Comme toujours chez Jane Wade, la collection de défilé dépasse largement le cadre du podium. C’est tout un monde à part entière au sein de l’univers Jane Wade.
Découvrez la collection dans la galerie ci-dessus et retrouvez notre interview intégrale de Jane Wade ci-dessous.
Commençons par le début : le film diffusé avant le lancement du défilé. Racontez-moi ça.
Tout tourne autour de cette collaboration chaussures avec Sorel. Sorel vient de Portland, et moi aussi, donc j’ai un lien très fort avec la marque. J’ai grandi en portant leurs chaussures. Quand on a demandé si on pouvait imaginer la campagne marketing, j’ai tout de suite eu cette idée folle : faire venir toute mon équipe en Oregon et tourner là-bas, sur le mont Hood. J’allais camper et randonner là-bas quand j’étais petite. On a donc tourné le film en partie au siège de Sorel, à Portland, et l’autre moitié directement sur la montagne.

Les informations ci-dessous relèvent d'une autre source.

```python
class OSVOSEngine:
    def __init__(self, module):
        object.__setattr__(self, "m", module)
# ... 112 lines not shown
                                         out_act=False, out_f32=True, simt=True)
                pq = ops.side_project(feat, self._proj(i), m.score_dsn[i].bias.detach())
            else:
                _, feat, pq = ops.conv3x3(full, self._packed(sp), sp.bias.detach(), 16, relu=False, fast=fast,
                                          out_act=False, out_f32=True, proj_w=self._proj(i),
                                          proj_b=m.score_dsn[i].bias.detach())
            feats.append(feat)
            pqs.append(pq)
        return feats, pqs

    def _side_outputs(self, stage_outs, fast, want_feats=False, simt=False):
        if want_feats or simt or self.uses_general_tail():
            return self._side_features(stage_outs, fast, simt)
        return None, ops.side_folded_multi(stage_outs, self._folded_side_all(), fast=fast)

    def _trunk(self, x, fast, keep, simt=False, fuse_stage1=False):
        convs = self.m.trunk_convs()
        c11, c12 = convs[0]
        acts, pooled = [[]], [None]
        if fuse_stage1:
            full, a = ops.stage1_fused(x, c11.weight.detach().contiguous().float(), c11.bias.detach(),
                                       self._packed(c12), c12.bias.detach(), pool=True, out_act=keep)
        else:
            a = ops.conv_first(x, c11.weight.detach(), c11.bias.detach(), relu=True, fast=fast)
            if keep:
                acts[0].append(a)
            full, a = ops.conv3x3(a, self._packed(c12), c12.bias.detach(), c12.out_channels, relu=True, fast=fast,
                                  pool=True, out_act=keep)
        acts[0].append(full)
        for i in range(1, 5):
            if keep:
                pooled.append(a)
            acts.append([])
            for j, conv in enumerate(convs[i]):
                if j == len(convs[i]) - 1 and i < 4 and not simt:
                    full, a = ops.conv3x3(a, self._packed(conv), conv.bias.detach(), conv.out_channels, relu=True,
                                          fast=fast, pool=True)
                else:
                    a, _, _ = ops.conv3x3(a, self._packed(conv), conv.bias.detach(), conv.out_channels, relu=True,
                                          fast=fast, simt=simt)
                    full = a
                if keep or j == len(convs[i]) - 1:
                    acts[i].append(full)
            if simt and i < 4:
                a = ops.maxpool2x2(full)
        return acts, pooled

    def forward(self, x, fresh_outputs=True):
        if not isinstance(x, torch.Tensor) or x.dim() != 4 or x.size(1) != 3:
            raise ValueError("OSVOS.forward expects a [N, 3, H, W] tensor")
        if not x.is_cuda:
            raise RuntimeError("osvos_pytorch_b200.OSVOS runs on CUDA (sm_90a) only: move the module and the input "
                               "to the GPU.  There is no CPU fallback for the hot path.")
        needs_grad = torch.is_grad_enabled() and (x.requires_grad or any(p.requires_grad for p in self.m.parameters()))
        if x.device != torch.device("cuda", torch.cuda.current_device()):
            with torch.cuda.device(x.device):
                return self.forward(x, fresh_outputs)
        if needs_grad:
            from .autograd import osvos_apply
            return osvos_apply(self, x)
        if self.use_cuda_graph and not torch.cuda.is_current_stream_capturing():
# ... 80 lines not shown
        from . import _native as nat
        lib = nat.load()
        prev = lib.osvos_set_pdl(1)
        try:
            return self._forward_inference(x, simt, return_intermediates)
        finally:
            lib.osvos_set_pdl(prev)

    def _forward_inference(self, x, simt=False, return_intermediates=False):
        m = self.m
        fast = m.precision == "fast"
        general = self.uses_general_tail()
        x = x.detach().contiguous().float()
        n, _, h, w = (int(v) for v in x.shape)
        fuse_stage1 = not fast and not simt and os.environ.get("OSVOS_FUSE_STAGE1", "0") == "1"
        acts, _ = self._trunk(x, fast, keep=return_intermediates, simt=simt, fuse_stage1=fuse_stage1)
        feats, pqs = self._side_outputs([s[-1] for s in acts[1:]], fast, want_feats=return_intermediates, simt=simt)
        if general:
            out, _ = ops.tail_general_fwd(feats, pqs, self._upsampling_table(), m.fuse.bias.detach(), n, h, w)
        else:
            out, _ = ops.tail_fwd(pqs, m.fuse.bias.detach(), n, h, w)
        outs = [out[k] for k in range(5)]
        if not return_intermediates:
            return outs
        inter = {f"stage{i}": s[-1] for i, s in enumerate(acts)}
        for i in range(4):
            inter[f"side{i + 1}"], inter[f"pq{i + 1}"] = feats[i], pqs[i]
        return outs, inter
```

osvos_pytorch_b200/ops.py:

```python
from ctypes import byref, c_void_p

import torch

from . import _native as nat


MEANVAL = (104.00699, 116.66877, 122.67892)

KERNEL_LAUNCHES = [0]


def _stream():
    return torch.cuda.current_stream().cuda_stream


def _count(n=1):
    KERNEL_LAUNCHES[0] += n


class Act:
    __slots__ = ("hi", "lo")

    def __init__(self, hi, lo):
        self.hi = hi
# ... 139 lines not shown
    pqs = []
    for k, (x, f) in enumerate(zip(xs, folded)):
        n, h, w, cin = x.shape
        pq = torch.empty((n, h, w, 2), dtype=torch.float32, device=x.hi.device)
        a = arr[k]
        a.x_hi, a.x_lo = x.hi.data_ptr(), nat.ptr(x.lo)
        a.w_packed, a.bias, a.pq = f[0].data_ptr(), f[1].data_ptr(), pq.data_ptr()
        a.n, a.h, a.w, a.cin, a.cout = n, h, w, cin, 2
        a.flags = nat.FLAG_FAST if fast else 0
        pqs.append(pq)
    _count()
    nat.check(lib.osvos_side_folded_multi(arr, len(xs), _stream()), "osvos_side_folded_multi")
    return pqs
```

Le décor du show prolonge aussi ce récit. Vous pouvez nous en dire un peu plus sur cette dimension-là ?
Je voulais que le décor capture un instant du Pacific Northwest, comme distillé. Il y a des fougères, des sapins de Douglas, du lierre, de la mousse. Je voulais ramener tout le monde chez moi, là où j’ai grandi, et mettre en scène cette fille outdoor, toujours en transition. J’appelle ça mon univers « Gorp Corp ».

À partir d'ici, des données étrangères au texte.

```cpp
struct GemmArgs {
    const void *A; int64_t lda;
    const void *W; int64_t ldw;
    const float *bias;
    const void *R; int64_t ldr;
    const float *Rf; int res_mod;
    void *C; int64_t ldc;
    void *C2;
    void *P; int64_t p_bs;
    int p_nkpad, p_vcol0;
    int M, N, K;
    int epi;
    int vt_s, vt_kp; int64_t vt_bs;
    int vt_zero_pad;
    int tile_order;
};
int swx_gemm(int dtype, const GemmArgs &g, int force_kernel, hipStream_t s);
enum { SWX_GEMM_TILED_REG = 0, SWX_GEMM_SKINNY = 1, SWX_GEMM_GLDS128 = 2, SWX_GEMM_GLDS64 = 3, SWX_GEMM_RING64 = 4, SWX_GEMM_RING128 = 5,
       SWX_GEMM_BIG = 6 };
int swx_gemm_plan_f16(int M, int N, int K, int epi, int64_t ldc, int64_t ldr, bool ptr16, int force_kernel, int flags);

#define SWX_FLAG_NO_FAST_STEP 1
#define SWX_FLAG_NO_PACKED_XKV 2048
#define SWX_FLAG_SELECT_MEM 8192
#define SWX_FLAG_NO_GRAPH 16384
#define SWX_FLAG_NO_PREFETCH 32768
#define SWX_FLAG_NO_RING 65536
#define SWX_FLAG_SCORE_TILED 262144
#define SWX_FLAG_NO_TALL 524288
#define SWX_FLAG_NO_FUSED_XQ 1048576
#define SWX_FLAG_TICKET 2097152
#define SWX_FLAG_BIG8_GROUPED 4194304
#define SWX_FLAG_XKV_TWO_LAUNCHES 8388608
#define SWX_FLAG_LOUDNESS_ONE_WG 16777216
#define SWX_FLAG_XATTN_R5 33554432
#define SWX_FLAG_FLASH_PIPELINED 67108864
#define SWX_FLAG_SELFATTN_WG5 134217728
#define SWX_FLAG_QKV_SEPARATE_VT 268435456
#define SWX_FLAG_SELFATTN_NO_DEEP 4
#define SWX_FLAG_DEC_NO_W1 16
#define SWX_FLAG_TALL_NO_W8 32
#define SWX_FLAG_SELFATTN_NO_MQ 256
#define SWX_FLAG_FLASH_NO_QB1 64
#define SWX_FLAG_XKV_PACK_SEPARATE 128
#define SWX_FLAG_DEC_W1_FULL_TILE 256
#define SWX_FLAG_XQ_FULL_TILE 512
#define SWX_FLAG_KCACHE_CHUNKED 2
#define SWX_FLAG_NO_BIG_TILE 131072
#define SWX_DEFAULT_FLAGS 0
int swx_flags();

struct KLayout { int sp, sh, sc; };
__host__ __device__ inline KLayout swx_klayout(int chunked, int n_ctx, int d)
{
    return chunked ? KLayout{8, 64 * n_ctx, 8 * n_ctx} : KLayout{d, 64, 8};
}
__host__ __device__ inline int swx_kidx(const KLayout &L, int pos, int h, int chunk) { return h * L.sh + chunk * L.sc + pos * L.sp; }

#define DEC_LN 1
#define DEC_GELU 2
#define DEC_RES 4
#define DEC_QKV 8
#define DEC_SLAB 16
#define DEC_TICKET 32
struct DecPrefetch {
    const void *base;
    int lines;
};
DecPrefetch swx_dec_prefetch_of(const void *packed_w, int M, int N, int K, int epi);

struct DecGemmArgs {
    const _Float16 *A; int64_t lda;
    const _Float16 *W; int64_t ldw;
// ... 124 lines not shown
```

### stable_ts_amd/csrc/swx_runtime.hip

```cpp
#include <algorithm>
#include <map>
#include <memory>
#include <string>
#include <vector>
#include <cmath>
#include <cstring>
#include <cstdio>
#include <cstdlib>
#include "swx_common.h"
#include "swx_kernels.h"
#include "swx_decode.h"

namespace {

enum SlotKind { SK_MAT = 0, SK_VEC = 1, SK_CONV = 2 };

struct Slot {
    size_t off = 0;
    int kind = SK_VEC;
    int64_t rows = 0, cols = 0;
    int64_t dst_ld = 0;
    bool loaded = false;
};

// ... 36 lines not shown
        size_t tokens0, tokens1, anc0, anc1, pos0, win_begin, sum_lp, sum_lp_next, row_done, win_done, win_done_prev, n_done;
        size_t fin_tokens, fin_score, fin_len, fin_count, cand_lp, cand_tok, logits, hid2;
        size_t kcache, vcache, sk, sv, cap, mean, sd, suppress, slabs, heads, win_uid;
        size_t total;
        int64_t rows_big, logits_rows;
        size_t slab_bytes;
    } L;

    template <typename P> P *A(size_t off) const { return (P *)(arena + off); }
    template <typename P> P *Wp(size_t off) const { return (P *)(ws + off); }

    struct StepGraph { std::vector<uint64_t> key; hipGraph_t graph = nullptr; hipGraphExec_t exec = nullptr; uint64_t used = 0; };
    std::vector<StepGraph> graphs;
    uint64_t graph_clock = 0;
    std::vector<int32_t> ragged_hv;
    hipStream_t cap_stream = nullptr;
    bool graphs_off = false;
    int graph_failures = 0;
    int64_t n_captures = 0, n_replays = 0, n_eager_units = 0;
    void drop_graphs() {
        for (auto &g : graphs) { if (g.exec) (void)hipGraphExecDestroy(g.exec); if (g.graph) (void)hipGraphDestroy(g.graph); }
        graphs.clear();
    }
    ~swx_model() { drop_graphs(); if (cap_stream) (void)hipStreamDestroy(cap_stream); }
};

namespace {

constexpr int FIN_CAP = 32;
constexpr int MAX_GROUP = 16;
constexpr int MAX_SUPPRESS = 4096;
constexpr int SMALL_I32 = 8192;

size_t add_slot(swx_model *m, size_t &cur, const std::string &name, int kind, int64_t rows, int64_t cols, int64_t dst_ld,
                size_t bytes, size_t base_off = (size_t)-1, size_t sub_off = 0)
{
    Slot s;
    s.kind = kind; s.rows = rows; s.cols = cols; s.dst_ld = dst_ld;
    if (base_off == (size_t)-1) { s.off = cur; cur = align_up(cur + bytes); }
    else s.off = base_off + sub_off;
    m->slots[name] = s;
    return s.off;
}

void build_layout(swx_model *m)
{
    const swx_dims &D = m->dims;
// ... 177 lines not shown

hipEvent_t prof_event()
{
    if (g_pool_next == g_pool.size()) {
        hipEvent_t e;
        if (hipEventCreate(&e) != hipSuccess) return nullptr;
        g_pool.push_back(e);
    }
    return g_pool[g_pool_next++];
}

#define SWX_TRY(expr) do { int _r = (expr); if (_r < 0) return _r; } while (0)

GemmArgs gemm_args(const void *A, int64_t lda, const void *W, int64_t ldw, const float *bias, void *C, int64_t ldc,
                   int M, int N, int K, int epi)
{
    GemmArgs g{};
    g.A = A; g.lda = lda; g.W = W; g.ldw = ldw; g.bias = bias; g.C = C; g.ldc = ldc; g.M = M; g.N = N; g.K = K; g.epi = epi;
    g.R = nullptr; g.ldr = 0; g.Rf = nullptr; g.res_mod = 1;
    return g;
}
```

Jusque dans les moindres détails, tout semblait ultra-maîtrisé. Quelles sont certaines de vos subtilités préférées dans cette collection ?
Le casting était vraiment fun. Il y avait un mannequin en personnage « Avalanche Rescue », avec corde et crampons à glace à la main. Ma mère avait un piolet planté dans les cheveux… ma mère a défilé !
C’était votre mère ?!
Oui ! Ma mère a défilé ! Elle faisait du fit modeling pour Columbia Sportswear, la maison-mère de Sorel. Donc tout ça avait un côté très joyeux, très bouclé d’une certaine façon. Elle était aussi dans la campagne : elle jouait la CEO, une méchante. Toute cette collection parle de mon esprit d’enfance.
Parlez-moi un peu plus des textures et des matières de cette collection.
À chaque collection, on continue de jouer avec le travail de la main et les textures. Ces dernières saisons, j’ai exploré le fil, le métal. Cette fois, je voulais vraiment que le matériau clé soit le paracord. On retrouve donc ce fil rouge dans les pièces commerciales, parfois par petites touches, sur les poches, les bungees, puis le paracord brut commence à construire les pièces structurées plus loin dans la collection. On a tout fabriqué en interne, dans notre studio. C’était vraiment jubilatoire. Il faut des semaines et des semaines pour réaliser une seule pièce, donc cela demande une énorme concentration et une vraie dévotion au geste. C’était une façon très ludique d’intégrer ces ornements et manipulations de matière dans un univers de matériaux totalement différent.
Une dernière question : comment la collection « The Summit » s’inscrit-elle dans l’univers Jane Wade ?
J’ai l’impression qu’il y a toujours, en filigrane, cette idée d’une fille qui essaie soit de s’échapper d’elle-même, soit de révéler une nouvelle couche de sa personnalité, et cette saison, ça passait par ce lien outdoor à la nature. Il y a toujours une dimension athlétique, mais l’ensemble est pensé pour quelqu’un de très pluriel, en constante transition. Elle a besoin de pièces qui se démontent et se recomposent différemment, qui la servent dans toutes les dimensions de sa vie au fur et à mesure qu’elle s’exprime. Je dirais que c’est le thème parent, mais pour cette collection, l’accent est clairement mis sur l’outdoor, dans une vision résolument tournée vers l’avenir.